I enjoy Ward Carroll's YouTube channel, and have a lot of respect for him. Unfortunately, Punk's War needed a few more passes before it got published.
The positive side is that this book was what I expected: having been a Tomcat backseater for fifteen years, "Mooch" describes carrier aviation as it really is. Flying and fighting a jet is a complex endeavor: highly trained professionals need to be completely focused, or they crash their jets or lose their targets. They have to fly with their brains, not the seat of their pants. Their aircraft don't do their jobs for them, they have to know their radars, missiles, and flight envelope perfectly to do their job. They deal with broken and malfunctioning parts, deal with rules of engagement, and keep an impossible number of factors in mind at once.
It is fascinating to read about all the complexities of daily operations, such as that every aircraft type has a representative to explain its particulars as-needed to the overall commander of air wing operations. Even the radio operations procedures, like asking for "bogey dope" and reporting contacts back to the airborne controllers. It's this very real picture of air operations that makes Carroll's book stand out from typical fare that pays no attention to the real details.
Unfortunately, Carroll's book is also exactly what I expected: there are long passages that are totally pedestrian. There are about three "action" sequences in the book, the last of which is magnificent, and the rest is detailing the tedious and frustrating experience of daily life in the military. This is somewhat expected: veterans like to write novels where their heroes are bored out of their minds, to reflect the reality of service life. This might have been interesting the first time I saw it, but writing about how things are boring, is, itself, boring. The terminal ennui of servicemen worried about how their life takes its toll on their relationships, and the frustrations and drunken fights that amount to nothing, ultimately resolved through the shared experience of being in service together... if you've read it once, you've read it enough times.

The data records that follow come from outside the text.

#include "common.h"

namespace {

struct AttnP {
  const f16* q; const f16* k; const f16* v; f16* o;
  int H, Sq, Sk;
  long q_ld, k_ld, v_ld, o_ld, q_bs, k_bs, v_bs, o_bs;
  float sl2;
  unsigned long long* stamps;
  int sprio;
};

__device__ __forceinline__ unsigned long long attn_stamp() {
  unsigned long long t;
  __builtin_amdgcn_sched_barrier(0);
  asm volatile("s_memtime %0\n\ts_waitcnt lgkmcnt(0)" : "=s"(t) :: "memory");
  __builtin_amdgcn_sched_barrier(0);
  return t;
}

// ... 776 lines not shown
    if constexpr (HC > 0) wave_sum_n<1>(qr, b2); else qr[0] = wave_sum(q);
    const float rstd = rsqrtf(qr[0] / C + eps);
    float n[NV][8], o[NV][8];
#pragma unroll
    for (int i = 0; i < NV; ++i)
#pragma unroll
      for (int e = 0; e < 8; ++e) {
        n[i][e] = lane + 64 * i < CV ? (float)(f16)(((float)v[i][e] - mean) * rstd * gr[i][e] + br[i][e]) : 0.f;
        o[i][e] = 0.f;
      }
    if constexpr (HC > 0) {
      float d[HC];
#pragma unroll
      for (int h = 0; h < HC; ++h) {
        d[h] = 0.f;
#pragma unroll
        for (int i = 0; i < NV; ++i) {
          const int cv = lane + 64 * i;
          if (cv < CV) {
            const f32x4 w0 = *(const f32x4*)(ws + h * C + cv * 8), w1 = *(const f32x4*)(ws + h * C + cv * 8 + 4);
#pragma unroll
            for (int e = 0; e < 4; ++e) d[h] = fmaf(n[i][e], w0[e], fmaf(n[i][4 + e], w1[e], d[h]));
          }
        }
      }
      wave_sum_n<HC>(d, b2);
#pragma unroll
      for (int h = 0; h < HC; ++h) {
        const float ph = 1.0f / (1.0f + __expf(-d[h]));
#pragma unroll
        for (int i = 0; i < NV; ++i) {
          const int cv = lane + 64 * i;
          if (cv < CV) {
            const f32x4 u0 = *(const f32x4*)(us + h * C + cv * 8), u1 = *(const f32x4*)(us + h * C + cv * 8 + 4);
#pragma unroll
            for (int e = 0; e < 4; ++e) {
              o[i][e] = fmaf(ph, u0[e], o[i][e]);
              o[i][4 + e] = fmaf(ph, u1[e], o[i][4 + e]);
            }
          }
        }
      }
    }
    for (int h = 0; h < (HC > 0 ? 0 : H); ++h) {
      float d = 0.f;
#pragma unroll
      for (int i = 0; i < NV; ++i) {
        const int cv = lane + 64 * i;
        if (cv < CV) {
          const f32x4 w0 = *(const f32x4*)(ws + h * C + cv * 8), w1 = *(const f32x4*)(ws + h * C + cv * 8 + 4);
#pragma unroll
          for (int e = 0; e < 4; ++e) d = fmaf(n[i][e], w0[e], fmaf(n[i][4 + e], w1[e], d));
        }
      }
      d = wave_sum(d);
      const float ph = 1.0f / (1.0f + __expf(-d));
#pragma unroll
      for (int i = 0; i < NV; ++i) {
        const int cv = lane + 64 * i;
        if (cv < CV) {
          const f32x4 u0 = *(const f32x4*)(us + h * C + cv * 8), u1 = *(const f32x4*)(us + h * C + cv * 8 + 4);
#pragma unroll
          for (int e = 0; e < 4; ++e) {
            o[i][e] = fmaf(ph, u0[e], o[i][e]);
            o[i][4 + e] = fmaf(ph, u1[e], o[i][4 + e]);
          }
        }
      }
    }
    f16* yr = y + row * C;
#pragma unroll
    for (int i = 0; i < NV; ++i) {
      const int cv = lane + 64 * i;
      if (cv < CV) {
        f16x8 r;
#pragma unroll
        for (int e = 0; e < 8; ++e) r[e] = (f16)((float)v[i][e] + (cr[i][e] + o[i][e]));
        *(f16x8*)(yr + cv * 8) = r;
      }
    }
  }
}

}
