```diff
+__device__ __forceinline__ void wg_row_dots(const double* __restrict__ Mx, const int* __restrict__ idx, int m, const double* __restrict__ x, double* dots,
+                        const int* __restrict__ hotc, const double* __restrict__ hotv)
+{
+    constexpr int np = 128 * NCH;
+    constexpr int D = (NCH > 8) ? 1 : (NCH == 4 ? 2 : ROWS_IN_FLIGHT);
+    const int l = lane_id(), w = wave_id();
+    const int nchunk = (m + 15) >> 4;
+    if (w < nchunk) {
+        double xr[2 * NCH];
+#pragma unroll
+        for (int k = 0; k < NCH; k++) {
+            const double2 xv = reinterpret_cast<const double2*>(x)[64 * k + l];
+            xr[2 * k] = xv.x; xr[2 * k + 1] = xv.y;
+        }
+        for (int ch = w; ch < nchunk; ch += NWAVE) {
+            const int a0 = ch << 4;
+            const int mya = a0 + l;
+            const bool mine = (l < 16) && (mya < m);
+            const int myrow = mine ? idx[mya] : -1;
+            int myhc = -1;
+            double myhv = 0.0;
+            if (myrow >= 0) { myhc = hotc[myrow]; myhv = hotv[myrow]; }
+            double mydot = 0.0;
+            const int cnt = min(16, m - a0);
+            for (int j0 = 0; j0 < cnt; j0 += D) {
+                double2 mm[D][NCH];
+#pragma unroll
+                for (int d = 0; d < D; d++) {
+                    const int row = wave_bcast_i(myrow, (j0 + d) & 63);
+                    const int hc = wave_bcast_i(myhc, (j0 + d) & 63);
+                    if (hc >= 0) {
+                        const double hv = wave_bcast(myhv, (j0 + d) & 63);
+#pragma unroll
+                        for (int k = 0; k < NCH; k++) {
+                            mm[d][k] = double2{0.0, 0.0};
+                            if ((hc >> 7) == k && ((hc & 127) >> 1) == l) { if (hc & 1) mm[d][k].y = hv; else mm[d][k].x = hv; }
+                        }
+                    } else if (row >= 0) {
+                        const double2* rp = reinterpret_cast<const double2*>(Mx + (size_t)row * np) + l;
+#pragma unroll
+                        for (int k = 0; k < NCH; k++) mm[d][k] = ld_stream(rp + 64 * k);
+                    } else {
+#pragma unroll
+                        for (int k = 0; k < NCH; k++) mm[d][k] = double2{0.0, 0.0};
+                    }
+                }
+#pragma unroll
+                for (int d = 0; d < D; d++) {
+                    double dsum = 0.0;
+#pragma unroll
+                    for (int k = 0; k < NCH; k++) dsum += mm[d][k].x * xr[2 * k] + mm[d][k].y * xr[2 * k + 1];
+                    dsum = wave_sum(dsum);
+                    if (l == j0 + d) mydot = dsum;
+                }
+            }
+            if (mine && myrow >= 0) dots[myrow] = mydot;
+        }
+    }
+    __syncthreads();
+}
+
+constexpr bool resid_one_stream(int nch) { return nch <= 2; }
+
+template <int NCH, class Post>
+__device__ __forceinline__ void wg_resid_stream(const double* __restrict__ Q, int n, const double* __restrict__ Mx, const int* __restrict__ idx, int m,
+                        const double* __restrict__ x, double* qx, double* dots, const double* __restrict__ coef, Lds lds, Post post,
+                        const int* __restrict__ hotc, const double* __restrict__ hotv)
+{
+    if constexpr (resid_one_stream(NCH)) {
+        wg_symv_rows<NCH>(Q, n, Mx, idx, m, x, dots, coef, lds, [&](int c, double sq, double se) { qx[c] = sq; post(c, sq, se); }, hotc, hotv);
+    } else {
+        wg_symv<NCH>(Q, nullptr, n, x, nullptr, qx, nullptr, nullptr, nullptr, lds);
+        wg_rows<NCH, true>(Mx, idx, m, x, dots, coef, lds, [&](int c, double se) { post(c, qx[c], se); }, hotc, hotv);
+    }
+}
+
 template <bool TWO = false>
 __device__ __forceinline__ void wg_trsv(const double* __restrict__ F, int ld, int nblk, double* vec, bool forward, Lds lds)
 {
```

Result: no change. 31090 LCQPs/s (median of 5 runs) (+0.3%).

Carroll needed to ruthlessly trim away the scenes of Punk being bored, lonely, frustrated, angry, jealous, and generally miserable, while sitting in bars, canteens, mess halls, and hotels. None of this sets Carroll apart from an endless number of other military novels, especially those written by veterans. It makes it sink into the mass. What makes it stand out is his genuine descriptions of air combat and air operations: he should have stuck to those more.
Finally, Carroll needs practice in the art of writing fiction. A lot of it. It's a learned skill, like any other, and Carroll is a beginner. Sentences various run on with no punctuation, or are wild jumbles of too many clauses. Too often I re-read a sentence, mentally sorting which clauses related to each other, because Carroll had blended together too many thoughts in one sentence. Scenes are often totally sterile, with no sense of action or life: a life-or-death dogfight can read the same as a pre-flight briefing. This is unfortunate, because, this is avoidable: all writers have to start somewhere. This just needed a dedicated editor to review it and explain what didn't work, and why, and allow Carroll to improve his craft iteratively.
I hope that Carroll finds someone to do this for him. Although it's been a long time since Punk's War came out, I would like to read what "Mooch" can create with just a bit more guidance.